##### Data to process

## Restructure per-cell row summation into lane-sliced running accumulation with ballot-driven stores

Replaces the grouped row-sum reduction of the modulated sums with a scheme where each lane owns a fixed byte slice of the row and keeps a running accumulator across slots. It stores that slice to the cell's S row whenever a ballot shows the cell closes. The old path stays reachable through a new RS template flag selected by a tuning bit. The change also prefetches the LayerNorm weight and bias before the reductions, adds an asm barrier to keep the summation order fixed, and makes the tail row loads unconditional by clamping the tile index. The aim is to cut cross-lane reduction and LDS traffic in the sum phase, at the cost of more registers and serial per-row adds.

```diff
diff --git a/link_amd/csrc/dense_common.h b/link_amd/csrc/dense_common.h
--- a/link_amd/csrc/dense_common.h
+++ b/link_amd/csrc/dense_common.h
@@ -23,6 +23,19 @@
   const v4i_t x = {__builtin_bit_cast(int, v.x), __builtin_bit_cast(int, v.y), __builtin_bit_cast(int, v.z),
                    __builtin_bit_cast(int, v.w)};
   __builtin_amdgcn_raw_buffer_store_b128(x, r, byte_off, 0, DC_ST_AUX);
+}
+typedef int dc_v2i_t __attribute__((ext_vector_type(2)));
+__device__ __forceinline__ void st16(__amdgpu_buffer_rsrc_t r, uint32_t byte_off, uint32_t row_off, float4 v) {
+  const v4i_t x = {__builtin_bit_cast(int, v.x), __builtin_bit_cast(int, v.y), __builtin_bit_cast(int, v.z),
+                   __builtin_bit_cast(int, v.w)};
+  __builtin_amdgcn_raw_buffer_store_b128(x, r, byte_off, row_off, DC_ST_AUX);
+}
+__device__ __forceinline__ void st8(__amdgpu_buffer_rsrc_t r, uint32_t byte_off, uint32_t row_off, float2 v) {
+  const dc_v2i_t x = {__builtin_bit_cast(int, v.x), __builtin_bit_cast(int, v.y)};
+  __builtin_amdgcn_raw_buffer_store_b64(x, r, byte_off, row_off, DC_ST_AUX);
+}
+__device__ __forceinline__ void st4f(__amdgpu_buffer_rsrc_t r, uint32_t byte_off, uint32_t row_off, float v) {
+  __builtin_amdgcn_raw_buffer_store_b32(__builtin_bit_cast(int, v), r, byte_off, row_off, DC_ST_AUX);
 }
 __device__ __forceinline__ void st16i(__amdgpu_buffer_rsrc_t r, uint32_t byte_off, int4 v) {
   const v4i_t x = {v.x, v.y, v.z, v.w};
diff --git a/link_amd/csrc/dense_fused_impl.h b/link_amd/csrc/dense_fused_impl.h
--- a/link_amd/csrc/dense_fused_impl.h
+++ b/link_amd/csrc/dense_fused_impl.h
@@ -9,7 +9,7 @@
 
 #include "dense_k1_impl.h"
 
-template <int C, int OP, int NB, bool PIPE, bool WB = true>
+template <int C, int OP, int NB, bool PIPE, bool WB = true, bool RS = false>
 static int launch_k1p(const link_dc_buffers_t *b, const link_dc_grid_t &g, const link_elk_desc_t &d, int64_t n,
                      bool warm, hipStream_t st) {
   using K = dc_k1_cfg<C, OP>;
@@ -22,9 +22,9 @@
   k1_pad = k1_pad < 0 ? 0 : (k1_pad > 16384 ? 16384 : k1_pad);
   const int lds_k1 = K::LDS_BYTES + k1_pad <= 160 * 1024 ? K::LDS_BYTES + k1_pad : K::LDS_BYTES;
   if (lds_k1 > 64 * 1024)
-    (void)hipFuncSetAttribute(reinterpret_cast<const void *>(&k_dc_premix_modsum<C, OP, NB, PIPE, WB>),
+    (void)hipFuncSetAttribute(reinterpret_cast<const void *>(&k_dc_premix_modsum<C, OP, NB, PIPE, WB, RS>),
                               hipFuncAttributeMaxDynamicSharedMemorySize, lds_k1);
-  hipLaunchKernelGGL((k_dc_premix_modsum<C, OP, NB, PIPE, WB>), dim3((unsigned)wgs), dim3(64 * K::NW), lds_k1, st, b->feats,
+  hipLaunchKernelGGL((k_dc_premix_modsum<C, OP, NB, PIPE, WB, RS>), dim3((unsigned)wgs), dim3(64 * K::NW), lds_k1, st, b->feats,
                      reinterpret_cast<int4 *>(b->slots), b->cnt, b->cell_n, b->w_pre, b->pre_ln_w, b->pre_ln_b,
                      b->w_pos, b->alpha, d.cg, d.coord_div, d.eps, n, g, cpw, warm, b->S, b->fin, b->hdr,
                      reinterpret_cast<unsigned long long *>(b->tune.k1_dbg));
@@ -34,6 +34,9 @@
 template <int C, int OP, int NB>
 static int launch_k1(const link_dc_buffers_t *b, const link_dc_grid_t &g, const link_elk_desc_t &d, int64_t n,
                      bool warm, bool wb, hipStream_t st) {
+  if constexpr (C == 64 || (C == 32 && OP == LINK_OP_COS)) {
+    if (b->tune.k1_form & 32) return launch_k1p<C, OP, NB, false, true, true>(b, g, d, n, warm, st);
+  }
   if constexpr (C == 64 && NB == 2 && OP != LINK_OP_COSX) {
     if (!wb) return launch_k1p<C, OP, NB, false, false>(b, g, d, n, warm, st);
   }
diff --git a/link_amd/csrc/dense_k1_impl.h b/link_amd/csrc/dense_k1_impl.h
--- a/link_amd/csrc/dense_k1_impl.h
+++ b/link_amd/csrc/dense_k1_impl.h
@@ -56,8 +56,8 @@
   static constexpr int RB = P * C * 4;
   static constexpr int XROW = RB + 16;
   static constexpr int RGL = P * C / 4;
-  static constexpr int RGS = RGL <= 8 ? 8 : (RGL <= 16 ? 16 : (RGL <= 32 ? 32 : 64));
-  static constexpr int RG = 64 / RGS;
+  static constexpr int PB = (P == 2 && C >= 32) ? RB / 64 : 16;
+  static constexpr int NPL = RB / PB;
   static constexpr int LCAP = DC_K1_LCAP;
   static constexpr int LDH = 2 * C + 8;
   static constexpr int WIMG_BYTES = DC_K1_SPLIT ? C * LDH * 2 : C * LDW * 4;
@@ -154,7 +154,7 @@
   }
 }
 
-template <int C, int OP, int NB, bool PIPE, bool COH = false, bool WB = true>
+template <int C, int OP, int NB, bool PIPE, bool COH = false, bool WB = true, bool RS = false>
 __device__ __forceinline__ void dc_k1_range(char *smem_raw, const void *__restrict__ feats, int4 *__restrict__ slots,
                                             uint32_t *__restrict__ cnt, int32_t *__restrict__ cell_n,
                                             const float *__restrict__ w_pre, float coord_div, float eps, int64_t n,
@@ -184,6 +184,19 @@
   const __amdgpu_buffer_rsrc_t r_cnt = dc_rsrc(cnt, (uint32_t)(g.vp * 4));
   const int rl = lane;
   const bool ract = rl < K::RGL;
+  constexpr int PB = K::PB, NA = PB / 4;
+  const bool pact = lane < K::NPL;
+  const uint32_t pvo = pact ? (uint32_t)lane * (uint32_t)PB : DC_OOB;
+  auto ld_piece = [](const char *p, float (&o)[NA]) {
+    if constexpr (NA == 4) { const float4 q = *reinterpret_cast<const float4 *>(p); o[0] = q.x; o[1] = q.y; o[2] = q.z; o[3] = q.w; }
+    else if constexpr (NA == 2) { const float2 q = *reinterpret_cast<const float2 *>(p); o[0] = q.x; o[1] = q.y; }
+    else o[0] = *reinterpret_cast<const float *>(p);
+  };
+  auto st_piece = [&](uint32_t row_off, const float (&a)[NA]) {
+    if constexpr (NA == 4) st16(r_S, pvo, row_off, make_float4(a[0], a[1], a[2], a[3]));
+    else if constexpr (NA == 2) st8(r_S, pvo, row_off, make_float2(a[0], a[1]));
+    else st4f(r_S, pvo, row_off, a[0]);
+  };
 
   for (int chunk = c_begin; chunk < c_end;) {
     const int nrem = (c_end - chunk < 64) ? c_end - chunk : 64;
@@ -275,6 +288,9 @@
     const int ntile = (Ttot + 15) >> 4;
     const int nloop = ntile;
     float4 acc = make_float4(0.f, 0.f, 0.f, 0.f);
+    float accp[NA];
+#pragma unroll
+    for (int e = 0; e < NA; e++) accp[e] = 0.f;
     auto ld_rows = [&](int tile_idx, int4 &rr, float4 (&ff)[T]) {
       int sl = 16 * tile_idx + li;
       sl = sl < Ttot ? sl : Ttot - 1;
@@ -412,9 +428,21 @@
               else if constexpr (SLOW) sincos_nocall(th[tb][r], sn[tb][r], cs[tb][r]);
               else sincos_small(th[tb][r], sn[tb][r], cs[tb][r]);
             }
+          constexpr int TH = T >= 4 ? T / 2 : T;
+          float4 lw[T], lb[T];
+#pragma unroll
+          for (int tp = 0; tp < TH; tp++) {
+            lw[tp] = *reinterpret_cast<const float4 *>(&ln_lds[16 * tp + 4 * gq]);
+            lb[tp] = *reinterpret_cast<const float4 *>(&ln_lds[C + 16 * tp + 4 * gq]);
+          }
           float s = 0.f;
 #pragma unroll
-          for (int tp = 0; tp < T; tp++) s += (ac[tp][0] + ac[tp][1]) + (ac[tp][2] + ac[tp][3]);
+          for (int tp = 0; tp < T; tp++) {
+            float u = ac[tp][0] + ac[tp][1];
+            const float w = ac[tp][2] + ac[tp][3];
+            asm("" : "+v"(u));
+            s += u + w;
+          }
           s = dc_k1_sum_groups(s);
           const float mean = s * (1.0f / C);
           float qq = 0.f;
@@ -428,11 +456,14 @@
           qq = dc_k1_sum_groups(qq);
           const float rstd = 1.0f / sqrtf(qq * (1.0f / C) + eps);
 #pragma unroll
+          for (int tp = TH; tp < T; tp++) {
+            lw[tp] = *reinterpret_cast<const float4 *>(&ln_lds[16 * tp + 4 * gq]);
+            lb[tp] = *reinterpret_cast<const float4 *>(&ln_lds[C + 16 * tp + 4 * gq]);
+          }
+#pragma unroll
           for (int tp = 0; tp < T; tp++) {
-            const float4 lw = *reinterpret_cast<const float4 *>(&ln_lds[16 * tp + 4 * gq]);
-            const float4 lb = *reinterpret_cast<const float4 *>(&ln_lds[C + 16 * tp + 4 * gq]);
-            const float fv[4] = {(ac[tp][0] - mean) * rstd * lw.x + lb.x, (ac[tp][1] - mean) * rstd * lw.y + lb.y,
-                                 (ac[tp][2] - mean) * rstd * lw.z + lb.z, (ac[tp][3] - mean) * rstd * lw.w + lb.w};
+            const float fv[4] = {(ac[tp][0] - mean) * rstd * lw[tp].x + lb[tp].x, (ac[tp][1] - mean) * rstd * lw[tp].y + lb[tp].y,
+                                 (ac[tp][2] - mean) * rstd * lw[tp].z + lb[tp].z, (ac[tp][3] - mean) * rstd * lw[tp].w + lb[tp].w};
             if (OP == LINK_OP_COSX)
               st16(r_fin, slot < Ttot ? (uint32_t)rec.w * (uint32_t)(C * 4) + (uint32_t)((16 * tp + 4 * gq) * 4) : DC_OOB,
                    make_float4(fv[0], fv[1], fv[2], fv[3]));
@@ -471,7 +502,7 @@
       }
       if (PHASE != 2 && dbg) { const unsigned long long tqb = DC_NOW(); tq_body += tqb - tqa; tqa = tqb; tq_tiles++; }
       if (PHASE == 1 || (DC_K1_ABL & 4)) return;
-      {
+      if constexpr (RS || K::PB == 16) {
         const int slot = 16 * t + li;
         const int myc = slot < Ttot ? scell[slot] : -1;
         const int nxc = slot + 1 < Ttot ? scell[slot + 1] : -2;
@@ -494,6 +525,36 @@
             }
           }
         }
+      } else {
+        const int slot = 16 * t + li;
+        const int c0 = scell[slot], c1 = scell[slot + 1];
+        const int myc = slot < Ttot ? c0 : -1;
+        const int nxc = slot + 1 < Ttot ? c1 : -2;
+        const unsigned closes = (unsigned)__ballot(gq == 0 && slot < Ttot && myc != nxc);
+        const uint32_t crow = (uint32_t)myc * (uint32_t)K::RB;
+        const char *xrow = xbuf + (pact ? lane : 0) * PB;
+        auto rows = [&](auto full_tag) {
+          constexpr bool FULL = decltype(full_tag)::value;
+#pragma unroll
+          for (int h = 0; h < 16; h += DC_K1_SUMB) {
+            float v[DC_K1_SUMB][NA];
+#pragma unroll
+            for (int k = 0; k < DC_K1_SUMB; k++) ld_piece(xrow + (h + k) * K::XROW, v[k]);
+#pragma unroll
+            for (int k = 0; k < DC_K1_SUMB; k++) {
+              if (FULL || 16 * t + h + k < Ttot) {
+#pragma unroll
+                for (int e = 0; e < NA; e++) accp[e] += v[k][e];
+                if ((closes >> (h + k)) & 1u) {
+                  st_piece((uint32_t)__builtin_amdgcn_readlane((int)crow, h + k), accp);
+#pragma unroll
+                  for (int e = 0; e < NA; e++) accp[e] = 0.f;
+                }
+              }
+            }
+          }
+        };
+        if (16 * t + 16 <= Ttot) rows(std::true_type{}); else rows(std::false_type{});
       }
       __builtin_amdgcn_wave_barrier();
       if (dbg) { const unsigned long long tqb = DC_NOW(); tq_sum += tqb - tqa; tqa = tqb; }
@@ -512,13 +573,13 @@
       using sums_only = std::integral_constant<int, 2>;
       for (int t = 0; t < nloop; t += 2) {
         if (t > 0) {
-          if (t + 1 < ntile) ld_rows(t + 1, recB, fB);
+          ld_rows(t + 1 < ntile ? t + 1 : ntile - 1, recB, fB);
           mfma_tile(fA, acA);
         }
         if (t > 0) step(sums_only{}, t - 1, recB, recB, recC, fB, fB, acA, acB);
         step(body_only{}, t, recA, recB, recC, fB, fB, acA, acB);
         if (t + 1 < nloop) {
-          if (t + 2 < ntile) ld_rows(t + 2, recA, fA);
+          ld_rows(t + 2 < ntile ? t + 2 : ntile - 1, recA, fA);
           mfma_tile(fB, acA);
           step(sums_only{}, t, recA, recA, recC, fA, fA, acA, acB);
           step(body_only{}, t + 1, recB, recA, recC, fA, fA, acA, acB);
@@ -535,7 +596,7 @@
   }
 }
 
-template <int C, int OP, int NB, bool PIPE, bool WB = true>
+template <int C, int OP, int NB, bool PIPE, bool WB = true, bool RS = false>
 __global__ void __launch_bounds__(64 * DC_K1_NW, PIPE ? 2 : DC_K1_WAVES) k_dc_premix_modsum(
     const void *__restrict__ feats, int4 *__restrict__ slots, uint32_t *__restrict__ cnt,
     int32_t *__restrict__ cell_n, const float *__restrict__ w_pre, const float *__restrict__ ln_w,
@@ -565,6 +626,6 @@
   const bool th_slow = DC_THETA_BOUND ? __syncthreads_or(th_big) != 0 : false;
   if (dbg) tq1 = DC_NOW();
   if (c_begin >= c_end) return;
-  dc_k1_range<C, OP, NB, PIPE, false, WB>(smem_raw, feats, slots, cnt, cell_n, w_pre, coord_div, eps, n, g, warm, S_, fin, dbg, c_begin,
+  dc_k1_range<C, OP, NB, PIPE, false, WB, RS>(smem_raw, feats, slots, cnt, cell_n, w_pre, coord_div, eps, n, g, warm, S_, fin, dbg, c_begin,
                                        c_end, pc_f, nv_f, rf0, rf1, rf2, rf3, w_big, th_slow, wid, tq0, tq1);
 }
```

After: 3.394 billion, median of 6. About the same (+2.3%).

##########

#### Task to complete:
In the data above, how many lines contain the string "hipLaunchKernelGGL"? Answer with the number only.

#### The answer:
2